### EXERCISE DESCRIPTION
Print the lines below exactly as written, with none missing.

Segment Open

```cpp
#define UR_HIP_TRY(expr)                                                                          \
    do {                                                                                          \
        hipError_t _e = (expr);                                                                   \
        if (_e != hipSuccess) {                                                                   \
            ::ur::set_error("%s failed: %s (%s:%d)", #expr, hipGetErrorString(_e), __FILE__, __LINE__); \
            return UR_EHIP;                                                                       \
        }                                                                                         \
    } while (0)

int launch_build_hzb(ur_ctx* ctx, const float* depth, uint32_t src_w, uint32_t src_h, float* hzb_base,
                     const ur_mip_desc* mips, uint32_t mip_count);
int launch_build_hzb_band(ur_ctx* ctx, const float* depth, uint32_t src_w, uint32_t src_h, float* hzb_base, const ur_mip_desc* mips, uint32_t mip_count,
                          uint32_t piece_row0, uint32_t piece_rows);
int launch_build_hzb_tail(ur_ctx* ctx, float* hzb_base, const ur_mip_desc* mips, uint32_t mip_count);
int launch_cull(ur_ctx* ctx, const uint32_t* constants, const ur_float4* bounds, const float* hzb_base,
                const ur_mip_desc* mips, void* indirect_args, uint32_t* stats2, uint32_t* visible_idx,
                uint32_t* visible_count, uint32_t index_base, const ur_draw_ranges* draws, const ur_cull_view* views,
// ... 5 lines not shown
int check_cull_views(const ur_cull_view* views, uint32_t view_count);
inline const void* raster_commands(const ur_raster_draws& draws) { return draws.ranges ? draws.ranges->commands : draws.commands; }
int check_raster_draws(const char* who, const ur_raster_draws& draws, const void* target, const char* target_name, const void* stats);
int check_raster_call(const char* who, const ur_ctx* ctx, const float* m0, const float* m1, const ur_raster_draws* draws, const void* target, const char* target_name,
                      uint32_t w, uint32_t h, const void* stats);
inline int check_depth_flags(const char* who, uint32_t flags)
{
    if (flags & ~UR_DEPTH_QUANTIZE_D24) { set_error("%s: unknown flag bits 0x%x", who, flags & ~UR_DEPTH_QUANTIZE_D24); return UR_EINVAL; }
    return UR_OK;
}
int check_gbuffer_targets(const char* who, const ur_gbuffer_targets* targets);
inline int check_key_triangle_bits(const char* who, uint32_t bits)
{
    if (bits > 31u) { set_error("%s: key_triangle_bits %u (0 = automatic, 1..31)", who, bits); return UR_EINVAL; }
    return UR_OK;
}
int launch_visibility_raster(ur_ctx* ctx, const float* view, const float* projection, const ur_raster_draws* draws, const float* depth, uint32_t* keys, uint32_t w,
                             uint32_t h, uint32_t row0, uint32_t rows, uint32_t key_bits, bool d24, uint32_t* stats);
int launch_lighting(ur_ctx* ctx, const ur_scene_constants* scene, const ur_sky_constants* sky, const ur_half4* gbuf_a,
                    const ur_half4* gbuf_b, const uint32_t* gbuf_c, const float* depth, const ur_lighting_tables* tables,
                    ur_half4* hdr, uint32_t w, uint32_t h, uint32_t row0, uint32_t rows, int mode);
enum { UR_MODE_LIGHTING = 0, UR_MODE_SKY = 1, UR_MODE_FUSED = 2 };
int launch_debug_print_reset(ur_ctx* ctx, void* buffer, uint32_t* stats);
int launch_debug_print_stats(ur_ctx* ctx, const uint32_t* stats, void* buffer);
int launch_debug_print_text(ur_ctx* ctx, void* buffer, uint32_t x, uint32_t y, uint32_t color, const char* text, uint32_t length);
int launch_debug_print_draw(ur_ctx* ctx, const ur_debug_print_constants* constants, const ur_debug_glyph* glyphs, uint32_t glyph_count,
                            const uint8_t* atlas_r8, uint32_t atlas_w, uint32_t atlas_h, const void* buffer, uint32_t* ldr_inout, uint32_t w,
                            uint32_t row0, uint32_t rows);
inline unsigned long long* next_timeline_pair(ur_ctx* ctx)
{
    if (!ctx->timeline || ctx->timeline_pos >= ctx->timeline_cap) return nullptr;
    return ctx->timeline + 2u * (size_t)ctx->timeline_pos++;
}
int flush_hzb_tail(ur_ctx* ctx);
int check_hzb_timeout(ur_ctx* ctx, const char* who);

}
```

Segment Closed

### OUTPUT FOR THIS TASK
```cpp
#define UR_HIP_TRY(expr)                                                                          \
    do {                                                                                          \
        hipError_t _e = (expr);                                                                   \
        if (_e != hipSuccess) {                                                                   \
            ::ur::set_error("%s failed: %s (%s:%d)", #expr, hipGetErrorString(_e), __FILE__, __LINE__); \
            return UR_EHIP;                                                                       \
        }                                                                                         \
    } while (0)

int launch_build_hzb(ur_ctx* ctx, const float* depth, uint32_t src_w, uint32_t src_h, float* hzb_base,
                     const ur_mip_desc* mips, uint32_t mip_count);
int launch_build_hzb_band(ur_ctx* ctx, const float* depth, uint32_t src_w, uint32_t src_h, float* hzb_base, const ur_mip_desc* mips, uint32_t mip_count,
                          uint32_t piece_row0, uint32_t piece_rows);
int launch_build_hzb_tail(ur_ctx* ctx, float* hzb_base, const ur_mip_desc* mips, uint32_t mip_count);
int launch_cull(ur_ctx* ctx, const uint32_t* constants, const ur_float4* bounds, const float* hzb_base,
                const ur_mip_desc* mips, void* indirect_args, uint32_t* stats2, uint32_t* visible_idx,
                uint32_t* visible_count, uint32_t index_base, const ur_draw_ranges* draws, const ur_cull_view* views,
// ... 5 lines not shown
int check_cull_views(const ur_cull_view* views, uint32_t view_count);
inline const void* raster_commands(const ur_raster_draws& draws) { return draws.ranges ? draws.ranges->commands : draws.commands; }
int check_raster_draws(const char* who, const ur_raster_draws& draws, const void* target, const char* target_name, const void* stats);
int check_raster_call(const char* who, const ur_ctx* ctx, const float* m0, const float* m1, const ur_raster_draws* draws, const void* target, const char* target_name,
                      uint32_t w, uint32_t h, const void* stats);
inline int check_depth_flags(const char* who, uint32_t flags)
{
    if (flags & ~UR_DEPTH_QUANTIZE_D24) { set_error("%s: unknown flag bits 0x%x", who, flags & ~UR_DEPTH_QUANTIZE_D24); return UR_EINVAL; }
    return UR_OK;
}
int check_gbuffer_targets(const char* who, const ur_gbuffer_targets* targets);
inline int check_key_triangle_bits(const char* who, uint32_t bits)
{
    if (bits > 31u) { set_error("%s: key_triangle_bits %u (0 = automatic, 1..31)", who, bits); return UR_EINVAL; }
    return UR_OK;
}
int launch_visibility_raster(ur_ctx* ctx, const float* view, const float* projection, const ur_raster_draws* draws, const float* depth, uint32_t* keys, uint32_t w,
                             uint32_t h, uint32_t row0, uint32_t rows, uint32_t key_bits, bool d24, uint32_t* stats);
int launch_lighting(ur_ctx* ctx, const ur_scene_constants* scene, const ur_sky_constants* sky, const ur_half4* gbuf_a,
                    const ur_half4* gbuf_b, const uint32_t* gbuf_c, const float* depth, const ur_lighting_tables* tables,
                    ur_half4* hdr, uint32_t w, uint32_t h, uint32_t row0, uint32_t rows, int mode);
enum { UR_MODE_LIGHTING = 0, UR_MODE_SKY = 1, UR_MODE_FUSED = 2 };
int launch_debug_print_reset(ur_ctx* ctx, void* buffer, uint32_t* stats);
int launch_debug_print_stats(ur_ctx* ctx, const uint32_t* stats, void* buffer);
int launch_debug_print_text(ur_ctx* ctx, void* buffer, uint32_t x, uint32_t y, uint32_t color, const char* text, uint32_t length);
int launch_debug_print_draw(ur_ctx* ctx, const ur_debug_print_constants* constants, const ur_debug_glyph* glyphs, uint32_t glyph_count,
                            const uint8_t* atlas_r8, uint32_t atlas_w, uint32_t atlas_h, const void* buffer, uint32_t* ldr_inout, uint32_t w,
                            uint32_t row0, uint32_t rows);
inline unsigned long long* next_timeline_pair(ur_ctx* ctx)
{
    if (!ctx->timeline || ctx->timeline_pos >= ctx->timeline_cap) return nullptr;
    return ctx->timeline + 2u * (size_t)ctx->timeline_pos++;
}
int flush_hzb_tail(ur_ctx* ctx);
int check_hzb_timeout(ur_ctx* ctx, const char* who);

}
```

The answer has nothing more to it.